* _THE PROBLEM_
The lines below are to be quoted exactly, from the first through the one that contains "if (cap_err[1]) return;".

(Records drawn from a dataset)
[Start of section]

constexpr int OWN_SPAN = 2048;
static size_t insert_windows_lds(const TableArgs& T) {
    const size_t codes = T.own_world > 1 && T.own_thr ? 2 * ((size_t)OWN_SPAN + T.ks.k) * sizeof(u16) : 0;
    return (OWN_SPAN + T.ks.k) * sizeof(u64) + OWN_SPAN * sizeof(u16) + 16 + OWN_SPAN + codes;
}
__global__ __launch_bounds__(256) void insert_windows_kernel(TableArgs T, const u64* __restrict__ mh, const u32* __restrict__ mread,
                                                                   const u64* __restrict__ roff, u64 i0, u64 i1, u32 slot0, u64 first_ordinal,
                                                                   u32* __restrict__ cap_err, const u64* __restrict__ i1_dev, u64 n_lim) {
    extern __shared__ u64 sh_keys[];
    if (cap_err[1]) return;
    if (i1_dev) { i1 = *i1_dev; if (i0 + (u64)blockIdx.x * OWN_SPAN >= i1) return; }
    const u32 k = T.ks.k;
    u16* const list = (u16*)(sh_keys + OWN_SPAN + k);
    u32* const n_own = (u32*)(list + OWN_SPAN);
    u8* const cl = (u8*)(n_own + 4);
    const u64 b0 = i0 + (u64)blockIdx.x * OWN_SPAN;
    const u64 lim = b0 + OWN_SPAN + k - 1 < i1 ? b0 + OWN_SPAN + k - 1 : i1;
    for (u64 t = b0 + threadIdx.x; t < lim; t += 256) sh_keys[t - b0] = mh[t];
    if (threadIdx.x == 0) *n_own = 0;
    if (T.claim) for (int u = threadIdx.x; u < OWN_SPAN / 8; u += 256) ((u64*)cl)[u] = 0;
    __syncthreads();
    const bool by_codes = T.own_world > 1 && T.own_thr != nullptr;
    const u16* mc = nullptr; u32 pc = 1; OwnerCodes oc{};
    if (by_codes) {
        u16* const ca = (u16*)(cl + OWN_SPAN);
        oc = owner_codes_of(OwnerSpec{T.own_world, T.own_thr});
        const u32 n_st = (u32)(lim - b0);
        mc = span_min_codes([&](u32 t) { return sh_keys[t]; }, [&](u32 t) { return t < n_st; }, OWN_SPAN + k - 1, k, oc, ca, ca + (OWN_SPAN + k), pc);
    }
#pragma unroll
    for (int u = 0; u < OWN_SPAN / 256; ++u) {
        const u32 li = u * 256 + threadIdx.x;
        const u64 i = b0 + li;
        bool mine = false;
        bool own = i + k <= i1;
        if (own && T.own_world > 1) {
            if (by_codes) { const u16 x = mc[li], y = mc[li + k - pc]; own = owner_of_code(x < y ? x : y, oc) == T.own_rank; }
            else own = window_owner(sh_keys + li, k, OwnerSpec{T.own_world, T.own_thr}) == T.own_rank;
        }
        if (own) {
            const u32 slot = mread[i];
            const u64 rs = roff[slot], re = roff[slot + 1];
            mine = re - rs > k && i + k <= re;
        }
        const u64 m = __ballot(mine);
        u32 base = 0;
        if ((threadIdx.x & 63) == 0 && m) base = atomicAdd(n_own, (u32)__popcll(m));
        base = __shfl(base, 0, 64);
        if (mine) list[base + __popcll(m & ((1ull << (threadIdx.x & 63)) - 1))] = (u16)li;
    }
    __syncthreads();
    const u32 n = *n_own;
    if (threadIdx.x == 0 && n && T.own_world > 1) atomicAdd((unsigned long long*)ctr_shard(T.own_inserted), (unsigned long long)n);
    for (u32 j0 = 0; j0 < n; j0 += 256) {
        const u32 j = j0 + threadIdx.x;
        bool act = j < n;
        const u32 li = act ? list[j] : 0u;
        const u64 i = b0 + li;
        u64 ord = 0;
        if (act) {
            const u32 slot = mread[i];
            const u64 win = i - roff[slot];
            if (win > WIN_MASK) { *cap_err = 1; act = false; }
            ord = ((first_ordinal + (slot - slot0)) << WIN_BITS) | win;
        }
        bool claimed, found;
        const u64 s = upsert_wave(T, act, li, i, sh_keys + li, k, claimed, found);
        if (claimed && T.claim) cl[li] = 1;
        if (found) {
            atomicAdd(&T.tab[s].count, 1u);
            push_ordinal(T, s, ord);
        }
    }
    if (T.claim) {
        __syncthreads();
        const u64 hi = i1 - b0 < (u64)OWN_SPAN ? i1 - b0 : (u64)OWN_SPAN;
        for (u32 li = threadIdx.x; li < hi && li < n_lim - (u64)blockIdx.x * OWN_SPAN; li += 256) T.claim[b0 + li] = cl[li];
    }
}
void launch_insert_windows(const TableArgs& T, const u64* mh, const u32* mread, const u64* roff, u64 i0, u64 i1, u32 slot0,
                           u64 first_ordinal, u64* n_windows, u32* cap_err, hipStream_t s, const u64* i1_dev = nullptr, u64 n_starts = 0) {
    if (i1 <= i0) return;
    (void)n_windows;
    const u64 n = n_starts ? n_starts : i1 - i0;
    hipLaunchKernelGGL(insert_windows_kernel, dim3((unsigned)((n + OWN_SPAN - 1) / OWN_SPAN)), dim3(256), insert_windows_lds(T), s, T, mh, mread, roff, i0, i1, slot0, first_ordinal, cap_err, i1_dev, n);
}

__global__ __launch_bounds__(256) void insert_records_kernel(TableArgs T, u64 r0, u64 r1, u64* __restrict__ n_windows) {
    const u64 r = r0 + (u64)blockIdx.x * blockDim.x + threadIdx.x;
    if (r >= r1) return;
    const u32 k = T.ks.k;
    const u64* key = T.ks.arena + r * (k + 2);
    const u64 h = key[k + 1];
    bool claimed;
    const u64 s = upsert_slot(T, h, (1ull << 33) | (u64)(u32)r, [&](u64 word) { return same_key_window(T.ks, word, key, false); }, claimed);
    if (claimed || s == ~0ull) return;
    atomicAdd(&T.tab[s].count, 1u);
    push_ordinal(T, s, key[k]);
    (void)n_windows;
}
void launch_insert_records(const TableArgs& T, u64 r0, u64 r1, u64* n_windows, hipStream_t s) {
    if (r1 <= r0) return;
    hipLaunchKernelGGL(insert_records_kernel, dim3((unsigned)((r1 - r0 + 255) / 256)), dim3(256), 0, s, T, r0, r1, n_windows);
}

[End of section]

* _EXERCISE RESPONSE_
constexpr int OWN_SPAN = 2048;
static size_t insert_windows_lds(const TableArgs& T) {
    const size_t codes = T.own_world > 1 && T.own_thr ? 2 * ((size_t)OWN_SPAN + T.ks.k) * sizeof(u16) : 0;
    return (OWN_SPAN + T.ks.k) * sizeof(u64) + OWN_SPAN * sizeof(u16) + 16 + OWN_SPAN + codes;
}
__global__ __launch_bounds__(256) void insert_windows_kernel(TableArgs T, const u64* __restrict__ mh, const u32* __restrict__ mread,
                                                                   const u64* __restrict__ roff, u64 i0, u64 i1, u32 slot0, u64 first_ordinal,
                                                                   u32* __restrict__ cap_err, const u64* __restrict__ i1_dev, u64 n_lim) {
    extern __shared__ u64 sh_keys[];
    if (cap_err[1]) return;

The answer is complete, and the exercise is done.